BEGIN

template <int MT, int NW>
MG_DEV void resid_block(const ResidArgs& a, int bid, char* smem) {
    const int tid = threadIdx.x, lane = tid & 63, w = tid >> 6;
    const int half = lane >> 5, l32 = lane & 31;
    const int nt = bid >> 2, sub = bid & 3;
    const bool wvalid = (l32 >> 3) == sub;
    const uint4 zero4 = make_uint4(0, 0, 0, 0);
    const int M = a.M, N = a.N;
    const int kt16 = a.K >> 4;
    const int per = (kt16 + NW - 1) / NW;
    const int k0 = w * per, k1 = (k0 + per) < kt16 ? (k0 + per) : kt16;
    float* rsl = (float*)(smem + NW * 4 * 64 * sizeof(float));
    const char* wp = (const char*)(a.W + pk_tile_off(nt, 0, a.K)) + lane * 16;
    const int xkts = a.x_kts ? a.x_kts : kt16;
    const char* xp = (const char*)a.X + ((size_t)a.x_k0 * TILE_BYTES + lane * 16);
    constexpr int U = (NW >= 16 && MT <= 2) ? 16 : 8;
    int kt = k0;
    uint4 wf[U];
    const bool first_full = kt + U <= k1;
    if (first_full) {
#pragma unroll
        for (int u = 0; u < U; ++u) wf[u] = wvalid ? ld16_stream(wp + (size_t)(kt + u) * TILE_BYTES) : zero4;
    }
    const int n0 = nt * 32 + sub * 8 + half * 4;
    const int my_i = w < MT ? w : -1;
    float4 h_pre = make_float4(0.f, 0.f, 0.f, 0.f);
    if (my_i >= 0 && 32 * my_i + l32 < M) h_pre = *(const float4*)(a.h + (size_t)(32 * my_i + l32) * N + n0);
    block_row_scales(a.rs, M, 32 * MT, rsl, tid, NW * 64);
    f32x16 acc[MT];
#pragma unroll
    for (int i = 0; i < MT; ++i) acc[i] = acc_zero();
    for (bool first = true; kt + U <= k1; kt += U, first = false) {
        if (!first) {
#pragma unroll
            for (int u = 0; u < U; ++u) wf[u] = wvalid ? ld16_stream(wp + (size_t)(kt + u) * TILE_BYTES) : zero4;
        }
#pragma unroll
        for (int u = 0; u < U; ++u) {
#pragma unroll
            for (int i = 0; i < MT; ++i) acc[i] = mfma32(wf[u], ld16(xp + ((size_t)i * xkts + (kt + u)) * TILE_BYTES), acc[i]);
        }
    }
    for (; kt < k1; ++kt) {
        const uint4 wf = wvalid ? ld16_stream(wp + (size_t)kt * TILE_BYTES) : zero4;
#pragma unroll
        for (int i = 0; i < MT; ++i) acc[i] = mfma32(wf, ld16(xp + ((size_t)i * xkts + kt) * TILE_BYTES), acc[i]);
    }
    float* slab = (float*)smem;
    const int nparts = N >> 3;
    const int x_ld = a.x_ld ? a.x_ld : N, x2_ld = a.x2_ld ? a.x2_ld : N;
#pragma unroll
    for (int i = 0; i < MT; ++i) {
#pragma unroll
        for (int j = 0; j < 4; ++j) {
            float v = 0.f;
#pragma unroll
            for (int r = 0; r < 16; ++r) if (r == 4 * sub + j) v = acc[i][r];
            slab[(w * 4 + j) * 64 + lane] = v;
        }
        __syncthreads();
        if ((i % NW) == w) {
            float v[4];
#pragma unroll
            for (int j = 0; j < 4; ++j) {
                float t = 0.f;
                for (int ww = 0; ww < NW; ++ww) t += slab[(ww * 4 + j) * 64 + lane];
                v[j] = t * rsl[32 * i + l32];
            }
            const int m = 32 * i + l32;
            float ss = 0.f;
            if (m < M) {
                float4 hv = h_pre;
                hv.x += v[0]; hv.y += v[1]; hv.z += v[2]; hv.w += v[3];
                *(float4*)(a.h + (size_t)m * N + n0) = hv;
                ss = (hv.x * hv.x + hv.y * hv.y) + (hv.z * hv.z + hv.w * hv.w);
                if (a.x_pk) {
                    const float4 g = *(const float4*)(a.gain + n0);
                    const float gs = a.gscale;
                    *(uint2*)(a.x_pk + pk_off(m, a.x_col0 + n0, x_ld)) =
                        make_uint2(pack_bf16(hv.x * g.x * gs, hv.y * g.y * gs), pack_bf16(hv.z * g.z * gs, hv.w * g.w * gs));
                }
                if (a.x2_pk)
                    *(uint2*)(a.x2_pk + pk_off(m, a.x2_col0 + n0, x2_ld)) = make_uint2(pack_bf16(hv.x, hv.y), pack_bf16(hv.z, hv.w));
            }
            ss += __shfl_xor(ss, 32);
            if (m < M && half == 0) a.part[(size_t)m * nparts + bid] = ss;
        }
        __syncthreads();
    }
}
template <int MT, int NW, int U, bool TRACE = false, bool F16 = false>
MG_DEV void resid_block16(const ResidArgs& a, int bid, char* smem, long long* trace = nullptr) {
    static_assert(MT <= NW, "at most two finishing units per wave");
    const int tid = threadIdx.x, lane = tid & 63, w = tid >> 6;
    auto stamp = [&](int k) {
#ifndef MG_EMU
        if constexpr (TRACE) { if (lane == 0) trace[((size_t)bid * NW + w) * 8 + k] = (long long)__builtin_readcyclecounter(); }
#endif
        (void)k;
    };
    stamp(0);
    const int r16 = lane & 15, kg = lane >> 4;
    const int nt = F16 ? bid >> 1 : bid >> 2, sub = F16 ? bid & 1 : bid & 3;
    const bool wvalid = F16 || r16 < 8;
    const bool kgvalid = F16 || kg < 2;
    const uint4 zero4 = make_uint4(0, 0, 0, 0);
    const int M = a.M, N = a.N;
    const int kt16 = a.K >> 4, kp = kt16 >> 1;
    const int per = (kp + NW - 1) / NW;
    const int p0 = w * per, p1 = (p0 + per) < kp ? (p0 + per) : kp;
    float* rsl = (float*)(smem + NW * 8 * 64 * sizeof(float));
    const size_t lane_off = (size_t)(kg >> 1) * TILE_BYTES + (size_t)(kg & 1) * 512;
    const char* wp = (const char*)(a.W + pk_tile_off(nt, 0, a.K)) + lane_off + (size_t)((F16 ? 16 : 8) * sub + r16) * 16;
    const int xkts = a.x_kts ? a.x_kts : kt16;
    const char* xp = (const char*)a.X + (size_t)a.x_k0 * TILE_BYTES + lane_off + (size_t)r16 * 16;
    RsRegs rsr;
    rs_issue(a.rs, M, 32 * MT, tid, NW * 64, rsr);
    const int n0 = nt * 32 + sub * (F16 ? 16 : 8) + kg * 4;
    float4 h_pre[2] = {make_float4(0.f, 0.f, 0.f, 0.f), make_float4(0.f, 0.f, 0.f, 0.f)};
#pragma unroll
    for (int q = 0; q < 2; ++q) {
        const int f = w + q * NW;
        if (f < 2 * MT && kgvalid) {
            const int m = 32 * (f >> 1) + 16 * (f & 1) + r16;
            if (m < M) h_pre[q] = *(const float4*)(a.h + (size_t)m * N + n0);
        }
    }
    int p = p0;
    uint4 wf[U];
    constexpr bool XPF = MT == 1 && NW <= 8;
    uint4 xf[XPF ? U : 1][2];
    if (p + U <= p1) {
#pragma unroll
        for (int u = 0; u < U; ++u) wf[u] = wvalid ? ld16_stream(wp + (size_t)(p + u) * (2 * TILE_BYTES)) : zero4;
        if constexpr (XPF) {
#pragma unroll
            for (int u = 0; u < U; ++u) {
                const char* xt = xp + (size_t)(2 * (p + u)) * TILE_BYTES;
                xf[u][0] = ld16(xt); xf[u][1] = ld16(xt + 256);
            }
        }
    }
    stamp(1);
    rs_finish(a.rs, M, 32 * MT, rsl, tid, NW * 64, rsr);
    stamp(2);
    f32x4 acc[MT][2];
#pragma unroll
    for (int i = 0; i < MT; ++i) { acc[i][0] = acc4_zero(); acc[i][1] = acc4_zero(); }
    for (bool first = true; p + U <= p1; p += U, first = false) {
        if (!first) {
#pragma unroll
            for (int u = 0; u < U; ++u) wf[u] = wvalid ? ld16_stream(wp + (size_t)(p + u) * (2 * TILE_BYTES)) : zero4;
        }
#pragma unroll
        for (int u = 0; u < U; ++u) {
#pragma unroll
            for (int i = 0; i < MT; ++i) {
                const char* xt = xp + ((size_t)i * xkts + 2 * (p + u)) * TILE_BYTES;
                if (XPF && first) {
                    acc[i][0] = mfma16(wf[u], xf[XPF ? u : 0][0], acc[i][0]);
                    acc[i][1] = mfma16(wf[u], xf[XPF ? u : 0][1], acc[i][1]);
                } else {
                    acc[i][0] = mfma16(wf[u], ld16(xt), acc[i][0]);
                    acc[i][1] = mfma16(wf[u], ld16(xt + 256), acc[i][1]);
                }
            }
        }
    }
    for (; p < p1; ++p) {
        const uint4 w1 = wvalid ? ld16_stream(wp + (size_t)p * (2 * TILE_BYTES)) : zero4;
#pragma unroll
        for (int i = 0; i < MT; ++i) {
            const char* xt = xp + ((size_t)i * xkts + 2 * p) * TILE_BYTES;
            acc[i][0] = mfma16(w1, ld16(xt), acc[i][0]);
            acc[i][1] = mfma16(w1, ld16(xt + 256), acc[i][1]);
        }
    }
    if constexpr (TRACE) { if (acc[0][0][0] == 123456.f) a.part[0] = 0.f; }
    stamp(3);
    float* slab = (float*)smem;
    const int nparts = N >> 3;
    const int x_ld = a.x_ld ? a.x_ld : N, x2_ld = a.x2_ld ? a.x2_ld : N;
#pragma unroll
    for (int i = 0; i < MT; ++i) {
#pragma unroll
        for (int g = 0; g < 2; ++g)
#pragma unroll
            for (int j = 0; j < 4; ++j) slab[(w * 8 + g * 4 + j) * 64 + lane] = acc[i][g][j];
        __syncthreads();
        stamp(4);
#pragma unroll
        for (int q = 0; q < 2; ++q) {
            const int f = w + q * NW;
            if (f < 2 * MT && (f >> 1) == i) {
                const int g = f & 1;
                const int m = 32 * i + 16 * g + r16;
                float v[4];
#pragma unroll
                for (int j = 0; j < 4; ++j) {
                    float t = 0.f;
                    for (int ww = 0; ww < NW; ++ww) t += slab[(ww * 8 + g * 4 + j) * 64 + lane];
                    v[j] = t * rsl[32 * i + 16 * g + r16];
                }
                float ss = 0.f;
                if (m < M && kgvalid) {
                    float4 hv = h_pre[q];
                    hv.x += v[0]; hv.y += v[1]; hv.z += v[2]; hv.w += v[3];
                    *(float4*)(a.h + (size_t)m * N + n0) = hv;
                    ss = (hv.x * hv.x + hv.y * hv.y) + (hv.z * hv.z + hv.w * hv.w);
                    if (a.x_pk) {
                        const float4 gn = *(const float4*)(a.gain + n0);
                        const float gs = a.gscale;
                        *(uint2*)(a.x_pk + pk_off(m, a.x_col0 + n0, x_ld)) =
                            make_uint2(pack_bf16(hv.x * gn.x * gs, hv.y * gn.y * gs), pack_bf16(hv.z * gn.z * gs, hv.w * gn.w * gs));
                    }
                    if (a.x2_pk)
                        *(uint2*)(a.x2_pk + pk_off(m, a.x2_col0 + n0, x2_ld)) = make_uint2(pack_bf16(hv.x, hv.y), pack_bf16(hv.z, hv.w));
                }
                ss += __shfl_xor(ss, 16);
                if (F16) { if (m < M && (kg & 1) == 0) a.part[(size_t)m * nparts + 2 * bid + (kg >> 1)] = ss; }
                else if (m < M && kg == 0) a.part[(size_t)m * nparts + bid] = ss;
            }
            stamp(5);
        }
        __syncthreads();
    }
    stamp(6);
}
template <int MT, int NW, bool F16 = false>
__global__ __launch_bounds__(NW * 64) void gemm_rows_resid_kernel(ResidArgs a) {
    MG_DYN_SMEM(smem);
    resid_block16<MT, NW, (NW >= 16 ? 8 : 4), false, F16>(a, blockIdx.x, smem);
}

END

**EXERCISE:** Using the listing, collect all lines in which the string "sizeof" is found.

**TASK ANSWER:**
    float* rsl = (float*)(smem + NW * 4 * 64 * sizeof(float));
    float* rsl = (float*)(smem + NW * 8 * 64 * sizeof(float));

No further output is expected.